For the past 15 years infrastructure investment has been the preserve of large sophisticated investors. It is rapidly becoming more mainstream, and asset owners of all sizes are considering investing in it.

Originally confined to private equity or debt strategies, the label “infrastructure” can now be found on numerous financial products. We argue that not all products labelled as such are adding value to the portfolio of an institutional investor.

In particular, the fast-growing listed infrastructure sector is shown by peer-reviewed academic research to offer zero additional value to an institutional portfolio.

We call this fake infrastructure.

Listed infrastructure is often presented as an investment that can do everything, from delivering a high Sharpe ratio, a measure of risk-adjusted returns, to hedging inflation, diversifying portfolio risk and protecting against market downturns — as well as being liquid, transparent and with a documented record.

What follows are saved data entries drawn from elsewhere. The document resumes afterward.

+    auto clamp32 = [](long long v) -> int32_t { return (int32_t)(v > 0x7fffffffll ? 0x7fffffffll : (v < -0x7fffffffll ? -0x7fffffffll : v)); };
+    static_assert(2 * E <= SPANS + 1, "the tile's bounds of every endpoint lie in s_item0");
+    bool staged = false;
+    if (pass == 1 && P.tile_cutoffs != 0 && !U.skip && !(E >= P.lean_min_e && P.tile_max_deep == 0)) {
+        int32_t tend = (live && !far) ? (int32_t)ieo : 0;
+        for (int off = 32; off >= 1; off >>= 1) { const int32_t t2 = __shfl_xor(tend, off); tend = t2 > tend ? t2 : tend; }
+        if ((t & 63) == 0) s_wtot[t >> 6][0] = tend;
+        for (int q = t; q < 2 * E; q += nt) s_item0[q] = 0x7fffffff;
+        group_sync();
+        int32_t tmo = 0;
+        for (int w = 0; w < (nt + 63) / 64; w++) tmo = s_wtot[w][0] > tmo ? s_wtot[w][0] : tmo;
+        constexpr int kProbe = 32, kNone = 0x7fffffff;
+        auto probe0 = [&](int up, int n) -> int {
+            const int w0 = up ? first + ns - kProbe / 4 : first - 3 * kProbe / 4;
+            return w0 < 0 ? 0 : (w0 > n ? n : w0);
+        };
+        const bool grouped = nt == 1 || (nt & 63) == 0;
+        if (grouped) {
+            for (int x0 = 0; x0 < 2 * E * kProbe; x0 += nt) {
+                const int idx = x0 + t, q = idx / kProbe, e = q >> 1, up = q & 1;
+                int32_t found = kNone;
+                if (idx < 2 * E * kProbe) {
+                    const int64_t* a = P.out_start + U.ep_off[e];
+                    const int n = (int)(U.ep_off[e + 1] - U.ep_off[e]);
+                    const int pos = probe0(up, n) + idx % kProbe;
+                    if (pos < n) {
+                        const int64_t v = a[pos];
+                        if (up ? v > base + tmo : v >= base) found = pos;
+                    }
+                }
+                for (int off = kProbe / 2; off >= 1; off >>= 1) { const int32_t f2 = __shfl_xor(found, off); found = f2 < found ? f2 : found; }
+                if (idx < 2 * E * kProbe && (nt == 1 || idx % kProbe == 0) && found != kNone) atomicMin(&s_item0[up * E + e], found);
+            }
+            group_sync();
+        }
+        for (int q = t; q < 2 * E; q += nt) {
+            const int e = q >> 1, up = q & 1;
+            const int64_t* a = P.out_start + U.ep_off[e];
+            const int n = (int)(U.ep_off[e + 1] - U.ep_off[e]);
+            const int w0 = probe0(up, n), w1 = w0 + kProbe < n ? w0 + kProbe : n;
+            int r = s_item0[up * E + e];
+            bool ok = grouped;
+            if (r == kNone) { r = w1; ok = ok && w1 == n; }
+            ok = ok && (r > w0 || w0 == 0);
+            if (!ok) r = up ? bound_near<true>(a, n, base + tmo, first + ns) : bound_near<false>(a, n, base, first);
+            s_item0[up * E + e] = r;
+        }
+        group_sync();
+        staged = true;
+#pragma unroll
+        for (int e = 0; e < E; e++) staged &= s_item0[E + e] - s_item0[e] <= SL;
+        if (staged) {
+            for (int x0 = 0; x0 < SL; x0 += nt) {
+                const int x = x0 + t;
+                int64_t a[E], b[E];
+#pragma unroll
+                for (int e = 0; e < E; e++) { a[e] = 0; b[e] = 0; if (x < s_item0[E + e] - s_item0[e]) { a[e] = os[e][s_item0[e] + x]; b[e] = oe[e][s_item0[e] + x]; } }
+#pragma unroll
+                for (int e = 0; e < E; e++) if (x < s_item0[E + e] - s_item0[e]) { sl_st[e][x] = clamp32(a[e] - base); sl_en[e][x] = clamp32(b[e] - base); }
+            }
+            group_sync();
+        }
+    }
     if ((t & ~63) >= ns) {
 #pragma unroll
         for (int e = 0; e < E; e++) { lo[e] = 0; hi[e] = -1; }
     } else if (pass == 1) {
-#pragma unroll
-        for (int e = E - 1; e >= 0; e--) {
-            const int n = (int)(U.ep_off[e + 1] - U.ep_off[e]);
-            int64_t tmax = in_end;
-#pragma unroll
-            for (int f = e + 1; f < E; f++) {
-                if (!((U.succ_mask[e] >> f) & 1)) continue;
-                const int nf = (int)(U.ep_off[f + 1] - U.ep_off[f]);
-                const int anchor = hi[f] >= 0 ? hi[f] : nf - 1;
-                const int64_t st = os[f][anchor];
-                if (st < tmax) tmax = st;
-            }
-            if (U.skip) {
-                lo[e] = lower_bound_i64(os[e], n, in_start);
-                hi[e] = upper_bound_i64(os[e], n, tmax) - 1;
-            } else {
-                lo[e] = bound_near<false>(os[e], n, in_start, i);
-                hi[e] = bound_near<true>(os[e], n, tmax, lo[e]) - 1;
+        bool done = staged && !far;
+        if (done) {
+            constexpr int kTop = SL >= 128 ? 128 : (SL >= 64 ? 64 : (SL >= 32 ? 32 : 16));
+            static_assert(SL >= kTop && 2 * kTop > SL, "the steps reach every count up to SL");
+            auto count_before = [&](const int32_t* sl, int c, int32_t v, bool with) -> int {
+                int pos = 0;
+#pragma unroll
+                for (int step = kTop; step >= 1; step >>= 1) {
+                    const int np = pos + step;
+                    const int32_t x = sl[(np <= SL ? np : SL) - 1];
+                    if (np <= c && (with ? x <= v : x < v)) pos = np;
+                }
+                return pos;
+            };
+#pragma unroll
+            for (int e = 0; e < E; e++) lo[e] = s_item0[e] + count_before(sl_st[e], s_item0[E + e] - s_item0[e], (int32_t)iso, false);
+#pragma unroll
+            for (int e = E - 1; e >= 0; e--) {
+                const int tA = s_item0[e], c = s_item0[E + e] - tA;
+                int32_t tmo = (int32_t)ieo;
+#pragma unroll
+                for (int f = e + 1; f < E; f++) {
+                    if (!((U.succ_mask[e] >> f) & 1)) continue;
+                    int rel = hi[f] - s_item0[f];
+                    if (rel < 0 || rel >= s_item0[E + f] - s_item0[f]) { done = false; rel = 0; }
+                    const int32_t st = sl_st[f][rel];
+                    if (st < tmo) tmo = st;
+                }
+                hi[e] = tA + count_before(sl_st[e], c, tmo, true) - 1;
+            }
+        }
+        if (!done) {
+#pragma unroll
+            for (int e = E - 1; e >= 0; e--) {
+                const int n = (int)(U.ep_off[e + 1] - U.ep_off[e]);
+                int64_t tmax = in_end;
+#pragma unroll
+                for (int f = e + 1; f < E; f++) {
+                    if (!((U.succ_mask[e] >> f) & 1)) continue;
+                    const int nf = (int)(U.ep_off[f + 1] - U.ep_off[f]);
+                    const int anchor = hi[f] >= 0 ? hi[f] : nf - 1;
+                    const int64_t st = os[f][anchor];
+                    if (st < tmax) tmax = st;
+                }
+                if (U.skip) {
+                    lo[e] = lower_bound_i64(os[e], n, in_start);
+                    hi[e] = upper_bound_i64(os[e], n, tmax) - 1;
+                } else {
+                    lo[e] = bound_near<false>(os[e], n, in_start, i);
+                    hi[e] = bound_near<true>(os[e], n, tmax, lo[e]) - 1;
+                }
             }
         }
         if (live) {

It’s a great story. Listed infrastructure products have mushroomed on the back of the newfound interest in infrastructure investment among medium to small investors. In 2006, there were nine listed infrastructure mutual funds and no listed infrastructure exchange traded funds.Ten years later, there are 66 listed infrastructure mutual funds and 32 ETFs tracking listed infrastructure indices.

In 2017, 17 index providers publish more than 25 listed infrastructure indices. Combining all mutual funds and ETFs referring to listed infrastructure, we tallied more than $50bn of assets under management allocated to these strategies at the end of 2016.

But listed infrastructure is a fake. It is not an asset class and does not capture the characteristics of private infrastructure investment.

Our research shows that listed infrastructure equity does not have a better risk-adjusted performance profile than the market index; does not exhibit downside protection characteristics; does not improve portfolio diversification; is replicable using traditional asset classes; and is also replicable using standard risk factors.

Listed infrastructure products should be understood from a portfolio- management perspective. Listed infrastructure funds are essentially active equity funds. The only difference from other active equity products is their focus on certain industrial sectors. One might say that they promise sector-specific alpha or above-benchmark returns.

Of course, decades of academic research has shown that alpha is mostly an optical illusion: it is mostly betas in disguise — in other words performance generated by wider market movements — that could be bought more cheaply than through active managers.

So listed infrastructure managers are just repackaging a product from the 1980s for the 2017 crowd.

Listed infrastructure ETFs, on the contrary, are a 21st century product: if the listed infrastructure asset class can improve portfolio diversification, lower portfolio volatility and has liability-hedging properties, could tracking an index of infrastructure stocks deliver new betas?

There are two important flaws in this idea. First, the listed infrastructure indices being tracked by ETFs are often built to include active views or using ad hoc weighting schemes, such as those that avoid over-concentration in a few very large utilities. It is not necessarily clear what systematic risk exposures are being tracked through these indices.

The second flaw is that these listed infrastructure indices do not have any asset class or unique-factor characteristics, such as low volatility or momentum, that typically reward institutional investors over the long term. This is why listed infrastructure is fake.